## Exercise aim
Report each line of the data that includes the word "vtab".

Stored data
= = = =

+__global__ __launch_bounds__(GW_T) void k_gram_i8_w(GramI8Params p) {
+  extern __shared__ __attribute__((aligned(16))) unsigned char gi_smem[];
+  unsigned char* const panI = gi_smem;
+  unsigned char* const panJ = gi_smem + 2 * GW_PANEL;
+  gi_v4i* const tbl = reinterpret_cast<gi_v4i*>(gi_smem + 4 * GW_PANEL);
+
+  const int tid = threadIdx.x, lane = tid & 63, wid = tid >> 6;
+  const int li = lane & 31, lh = lane >> 5;
+  const int wr = wid >> 1, wc = wid & 1;
+
+  int SI = 0, rem = blockIdx.x;
+  while (rem >= p.NS - SI) {
+    rem -= p.NS - SI;
+    ++SI;
+  }
+  const int SJ = SI + rem;
+  const bool diag = (SI == SJ);
+
+  const int c_begin = blockIdx.y * p.cps;
+  const int c_end = min(c_begin + p.cps, p.nchunks);
+  if (c_begin >= c_end) return;
+
+  const int I = 2 * SI + (wr >> 1), J = 2 * SJ + wc;
+  const bool live = I < p.NBX && J < p.NB && I <= J && (I * GI_MB + (wr & 1) * 64 < p.E);
+  const int pidx = I * p.NB - I * (I - 1) / 2 + (J - I);
+
+  const int vg = tid & 31, rg = tid >> 5;
+  int kindI, tapI, offI, kindJ, tapJ, offJ;
+  gi_row_group(p, SI * GW_MB + 16 * rg, kindI, tapI, offI);
+  gi_row_group(p, SJ * GW_MB + 16 * rg, kindJ, tapJ, offJ);
+  if (!diag && 2 * SI + (rg >> 3) >= p.NBX) kindI = 3;
+  const unsigned char* const srcI = (kindI == 1) ? reinterpret_cast<const unsigned char*>(p.yd) : p.x;
+  const unsigned char* const srcJ = (kindJ == 1) ? reinterpret_cast<const unsigned char*>(p.yd) : p.x;
+  const int ystride = 4 * p.C2P;
+
+  const gi_v4i* const vtab = reinterpret_cast<const gi_v4i*>(p.vtab);
+
+  gi_v4i vI[4], vJ[4];
+  unsigned okI = 0, okJ = 0;
+
+  gi_v16i acc[2][4];
+#pragma unroll
+  for (int m = 0; m < 2; ++m)
+#pragma unroll
+    for (int n = 0; n < 4; ++n)
+#pragma unroll
+      for (int r = 0; r < 16; ++r) acc[m][n][r] = 0;
+
+  auto flush = [&](int cls) {
+    long long* S = p.slabs + ((size_t)cls * p.npairs + pidx) * (size_t)(GI_MB * GI_MB);
+#pragma unroll
+    for (int m = 0; m < 2; ++m)
+#pragma unroll
+      for (int n = 0; n < 4; ++n)
+#pragma unroll
+        for (int r = 0; r < 16; ++r) {
+          const int row = (wr & 1) * 64 + m * 32 + (r & 3) + 8 * (r >> 2) + 4 * lh;
+          const int col = n * 32 + li;
+          const int v = acc[m][n][r];
+          if (v != 0)
+            atomicAdd(reinterpret_cast<unsigned long long*>(&S[row * GI_MB + col]), (unsigned long long)(long long)v);
+          acc[m][n][r] = 0;
+        }
+  };
+
+  const int half = wid >> 2;
+  const int nloc = c_end - c_begin;
+  if (tid < 3 * GI_KC) {
+    const int k = tid & (GI_KC - 1), j = tid >> 7;
+    tbl[j * GI_KC + k] = vtab[(size_t)min(c_begin + j, c_end - 1) * GI_KC + k];
+  }
+  __syncthreads();
+  GI_FETCH(vI, okI, kindI, tapI, offI, srcI, 0)
+  if (!diag) GI_FETCH(vJ, okJ, kindJ, tapJ, offJ, srcJ, 0)
+  gi_stage(panI, vI, okI, kindI, rg, vg);
+  if (!diag) gi_stage(panJ, vJ, okJ, kindJ, rg, vg);
+  if (nloc > 1) {
+    GI_FETCH(vI, okI, kindI, tapI, offI, srcI, 1)
+    if (!diag) GI_FETCH(vJ, okJ, kindJ, tapJ, offJ, srcJ, 1)
+  }
+  __syncthreads();
+
+  const bool has_cls = p.chunk_cls != nullptr;
+  const int* const clsp = has_cls ? p.chunk_cls : reinterpret_cast<const int*>(p.x);
+  int cls_cur = has_cls ? clsp[c_begin] : 0;
+  int cls_next = (nloc > 1) ? (has_cls ? clsp[c_begin + 1] : 0) : -1;
+
+  for (int t = 0; t < 2 * nloc; ++t) {
+    const int i = t >> 1, ph = t & 1;
+    if (half == ph) {
+      const int b = i & 1;
+      gi_v4i traw = {0, 0, 0, 0};
+      if (tid < GI_KC) traw = vtab[(size_t)min(c_begin + i + 3, c_end - 1) * GI_KC + tid];
+      if (live && EFFQ_DBG(p) != 1) {
+        const unsigned char* PI = panI + b * GW_PANEL + (wr * 64 + li) * GI_RS + lh * 16;
+        const unsigned char* PJ = (diag ? panI : panJ) + b * GW_PANEL + (wc * 128 + li) * GI_RS + lh * 16;
+#pragma unroll
+        for (int s = 0; s < GI_KC / 32; ++s) {
+          gi_v4i a[2], bb[4];
+#pragma unroll
+          for (int m = 0; m < 2; ++m) a[m] = *reinterpret_cast<const gi_v4i*>(PI + m * 32 * GI_RS + s * 32);
+#pragma unroll
+          for (int n = 0; n < 4; ++n) bb[n] = *reinterpret_cast<const gi_v4i*>(PJ + n * 32 * GI_RS + s * 32);
+#pragma unroll
+          for (int m = 0; m < 2; ++m)
+#pragma unroll
+            for (int n = 0; n < 4; ++n) acc[m][n] = __builtin_amdgcn_mfma_i32_32x32x32_i8(a[m], bb[n], acc[m][n], 0, 0, 0);
+        }
+      }
+      if (cls_next != cls_cur && live) flush(cls_cur);
+      if (tid < GI_KC) tbl[((i + 3) & 3) * GI_KC + tid] = traw;
+      cls_cur = cls_next;
+      const int c2 = c_begin + i + 2;
+      cls_next = (c2 < c_end) ? (has_cls ? clsp[c2] : 0) : -1;
+    } else {
+      if (i + 1 < nloc && EFFQ_DBG(p) != 3) {
+        gi_stage(panI + ((i + 1) & 1) * GW_PANEL, vI, okI, kindI, rg, vg);
+        if (!diag) gi_stage(panJ + ((i + 1) & 1) * GW_PANEL, vJ, okJ, kindJ, rg, vg);
+      }
+      if (i + 2 < nloc) {
+        const int slot = (i + 2) & 3;
+        GI_FETCH(vI, okI, kindI, tapI, offI, srcI, slot)
+        if (!diag) GI_FETCH(vJ, okJ, kindJ, tapJ, offJ, srcJ, slot)
+      }
+    }
+    __syncthreads();
+  }
 }
 
 __global__ __launch_bounds__(256) void k_gi_absmax(const float* __restrict__ y, size_t n, unsigned* __restrict__ out) {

= = = =

## Output for this exercise
+  const gi_v4i* const vtab = reinterpret_cast<const gi_v4i*>(p.vtab);
+    tbl[j * GI_KC + k] = vtab[(size_t)min(c_begin + j, c_end - 1) * GI_KC + k];
+      if (tid < GI_KC) traw = vtab[(size_t)min(c_begin + i + 3, c_end - 1) * GI_KC + tid];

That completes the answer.